Ab 2027 will Leykam keine Literatur, Kinderbücher und populäre Sachbücher mehr verlegen. Der älteste österreichische Verlag wird sich stattdessen auf die Bereiche Wissenschaft und Pädagogik konzentrieren. Warum? Wirtschaftliche Gründe, räumt der Verlag ein. Seit 2017 gehört Leykam zur steirischen Beteiligungsgesellschaft GL Invest – der war die Rendite wohl zu gering. Seit Dezember 2024 war Ludwig Lohmann für den Publikumsbereich verantwortlich. Bereits erschienene Titel sollen Leykam zufolge lieferbar bleiben.
Einschnitte gibt es auch beim Bergverlag Rother, der durch seine roten Wanderführer bekannt ist: Im Laufe des Jahres wird das bisher intern geführte Lektorat geschlossen, verbunden mit mehreren Kündigungen. Ein externer Dienstleiter wird das Lektorat übernehmen.
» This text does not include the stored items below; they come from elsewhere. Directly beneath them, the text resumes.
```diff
@@ -526,7 +562,10 @@
                 y=alloc(n + "y", (R, t.D)), m1=alloc(n + "m1", (R,), F32), r1=alloc(n + "r1", (R,), F32),
                 h=alloc(n + "h", (R, t.I)), g=alloc(n + "g", (R, t.I)), f=alloc(n + "f", (R, t.D)),
                 m2=alloc(n + "m2", (R,), F32), r2=alloc(n + "r2", (R,), F32),
-                pctx=alloc(n + "pctx", (B, t.D)) if R != t.T else ctx, x=alloc(n + "xrows", (B, t.D)) if R != t.T else t.x[l], rows=R))
+                pctx=alloc(n + "pctx", (B, t.D)) if R != t.T else ctx, x=alloc(n + "xrows", (B, t.D)) if R != t.T else t.x[l], rows=R,
+                q=alloc(n + "qrows", (B, t.D)) if t.query_rows(l) else None, qin=None))
+            if t.query_rows(l):
+                t.acts[l] = t.acts[l]._replace(qin=t.acts[l].x)
             t.x.append(alloc(f"t.x{l + 1}", (R, t.D)))
         for l in range(v.L):
             R, n = v.rows(l), f"i{l}."
@@ -536,7 +575,8 @@
                 qkv=alloc(n + "qkv", (v.T, 3 * v.D)), ctx=ctx, lse=alloc(n + "lse", (B, v.H, v.S), F32),
                 xp=alloc(n + "xp", (R, v.D)), w=alloc(n + "w", (R, v.D)), m2=alloc(n + "m2", (R,), F32), r2=alloc(n + "r2", (R,), F32),
                 h=alloc(n + "h", (R, v.I)), g=alloc(n + "g", (R, v.I)),
-                pctx=alloc(n + "pctx", (B, v.D)) if R != v.T else ctx, x=alloc(n + "xrows", (B, v.D)) if R != v.T else v.x[l], rows=R))
+                pctx=alloc(n + "pctx", (B, v.D)) if R != v.T else ctx, x=alloc(n + "xrows", (B, v.D)) if R != v.T else v.x[l], rows=R,
+                q=alloc(n + "qrows", (B, v.D)) if v.query_rows(l) else None, qin=alloc(n + "urows", (B, v.D)) if v.query_rows(l) else None))
             v.x.append(alloc(f"i.x{l + 1}", (R, v.D)))
         self.xf = alloc("i.xf", (v.out_rows, v.D))
         self.mf, self.rf = alloc("i.mf", (v.out_rows,), F32), alloc("i.rf", (v.out_rows,), F32)
@@ -555,10 +595,13 @@
         f, t, v = self.pl.fwd, self.text, self.image
         lay = [(tw, tw.acts[l], tw.roles(l), tw.rows(l)) for tw in self.towers if l < tw.L]
         a, b = (t.acts[l] if l < t.L else None), (v.acts[l] if l < v.L else None)
-        self._gemm(f, [self._linear(tw, l, tw.attn + "query", r.attn_in, a_.qkv, tw.T, 3 * tw.D, tw.D, 3, **tw.live(tw.T))
-                       for tw, a_, r, M in lay], False, False)
-        self._attn(f, [self._attn_prob(tw, l) for tw, _, _, _ in reversed(lay)], backward=False)
-        self._rows(f, [j for tw, a_, r, M in lay if M != tw.T
+        self._rows(f, [j for tw, a_, r, M in lay if tw.query_rows(l)
+                       for j in [tw.pool._replace(src=tw.x[l], dst=a_.x)] +
+                                ([tw.pool._replace(src=r.attn_in, dst=a_.qin)] if a_.qin is not a_.x else [])], scatter=False)
+        self._gemm(f, [g for tw, a_, r, M in lay for g in self._qkv_fwd(tw, l, a_, r)], False, False)
+        self._attn_layer(f, [(tw, self._attn_prob(tw, l, out=a_.pctx) if a_.q is not None else self._attn_prob(tw, l), a_.q)
+                             for tw, a_, _, _ in reversed(lay)], backward=False)
+        self._rows(f, [j for tw, a_, r, M in lay if M != tw.T and not tw.query_rows(l)
                        for j in (tw.pool._replace(src=a_.ctx, dst=a_.pctx), tw.pool._replace(src=tw.x[l], dst=a_.x))], scatter=False)
         self._gemm(f, [self._linear(tw, l, "attention.output.dense", a_.pctx, r.proj_out, M, tw.D, tw.D, residual=a_.x,
                                     drop=self.site(tw.p_h, 16 * (l + 1) + 2), **tw.live(M, drop=True)) for tw, a_, r, M in lay], False, False)
@@ -705,10 +748,11 @@
         self._gemm(s, [self._linear_dgrad(tw, l, "attention.output.dense", g.d_proj, g.dctx, M, tw.D, tw.D, **tw.live(M))
                        for tw, a_, r, g, M in lay], False, True)
         self._rows(s, [j for tw, a_, r, g, M in lay if M != tw.T
-                       for j in (tw.pool._replace(src=g.dctx, dst=g.dctx_full, rows_dev=tw.rows_dev),
-                                 tw.pool._replace(src=g.res, dst=g.res_full, rows_dev=tw.rows_dev))], scatter=True)
-        self._attn(s, [self._attn_prob(tw, l, dout=g.dctx_full, delta=tw.delta, dqkv=g.dqkv) for tw, a_, r, g, M in reversed(lay)],
-                   backward=True)
+                       for j in ([] if a_.q is not None else [tw.pool._replace(src=g.dctx, dst=g.dctx_full, rows_dev=tw.rows_dev)]) +
+                                [tw.pool._replace(src=g.res, dst=g.res_full, rows_dev=tw.rows_dev)]], scatter=True)
+        self._attn_layer(s, [(tw, self._attn_prob(tw, l, out=a_.pctx, dout=g.dctx, delta=tw.delta, dqkv=g.dqkv) if a_.q is not None
+                              else self._attn_prob(tw, l, dout=g.dctx_full, delta=tw.delta, dqkv=g.dqkv), a_.q)
+                             for tw, a_, r, g, M in reversed(lay)], backward=True)
         self._gemm(s, [self._linear_dgrad(tw, l, tw.attn + "query", g.dqkv, g.d_in, tw.T, 3 * tw.D, tw.D, 3,
                                           residual=g.res_full if tw.post_ln else None, **tw.live(tw.T)) for tw, a_, r, g, M in lay], False, True)
         t_job = self._text_ln2_bwd(l - 1) if l >= 1 else self._text_embed_ln_bwd(s)
diff --git a/multimodal_propaganda_meme_classification_amd/ops.py b/multimodal_propaganda_meme_classification_amd/ops.py
--- a/multimodal_propaganda_meme_classification_amd/ops.py
+++ b/multimodal_propaganda_meme_classification_amd/ops.py
@@ -363,6 +363,30 @@
     check(fn(arr, len(problems), _stream()), "mh_attn_bwd_grouped" if backward else "mh_attn_fwd_grouped")
 
 
+def attn_rows_grouped(problems, backward: bool = False):
+    from ._lib import MhAttnRowsProblem
+    arr = (MhAttnRowsProblem * len(problems))()
+    for e, d in zip(arr, problems):
+        _chk(d["qkv"], BF16, "qkv"), _chk(d["out"], BF16, "out"), _chk(d["lse"], F32, "lse"), _chk(d["q"], BF16, "q")
+        n = d["B"] * d["H"] * 64
+        assert d["qkv"].numel() >= 3 * n * d["S"] and d["out"].numel() >= n and d["q"].numel() >= n
+        assert d["lse"].numel() >= d["B"] * d["H"] * d["S"]
+        if backward:
+            _chk(d["dout"], BF16, "dout"), _chk(d["dqkv"], BF16, "dqkv"), _chk(d["delta"], F32, "delta")
+            assert d["dout"].numel() >= n and d["dqkv"].numel() >= 3 * n * d["S"] and d["delta"].numel() >= d["B"] * d["H"] * d["S"]
+        idx = d.get("idx")
+        if idx is not None:
+            _chk(idx, torch.int32, "idx")
+            assert idx.numel() >= d["B"]
+        for k in ("qkv", "key_mask", "out", "lse", "dout", "delta", "dqkv", "cu"):
+            setattr(e.base, k, _p(d.get(k)))
+        e.base.B, e.base.S, e.base.H = d["B"], d["S"], d["H"]
+        e.q, e.idx, e.stride, e.offset = _p(d["q"]), _p(idx), int(d.get("stride", 0)), int(d.get("offset", 0))
+    lib = _L(problems[0]["qkv"])
+    fn = lib.mh_attn_bwd_rows_grouped if backward else lib.mh_attn_fwd_rows_grouped
+    check(fn(arr, len(problems), _stream()), "mh_attn_bwd_rows_grouped" if backward else "mh_attn_fwd_rows_grouped")
+
+
 def attn_bwd(qkv, key_mask, out, dout, lse, B, S, H, dqkv=None, delta=None, drop=None):
     _chk(qkv, BF16, "qkv"), _chk(out, BF16, "out"), _chk(dout, BF16, "dout"), _chk(lse, F32, "lse")
     assert qkv.numel() == B * S * 3 * H * 64 and out.numel() == B * S * H * 64 == dout.numel()
```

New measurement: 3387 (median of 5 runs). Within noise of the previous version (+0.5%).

Damit will sich der Verlag, Zitat, "wirtschaftlich stabil und zukunftsfähig" aufstellen.
Es gibt einen neuen Audioverlag: Jörg Peters von Gould Finch Audio und Chris Kling, Gründer der Klangkantine Studios, haben den Audioverlag Connecting the Dots gegründet. Das erste Programm umfasst sieben Titel zu gesellschaftlichen Themen, u.a. von Stefan Ruppaner und Franziska Hohmann. Ergänzt und beworben wird das Verlagsprogramm durch einen gleichnamigen Podcast.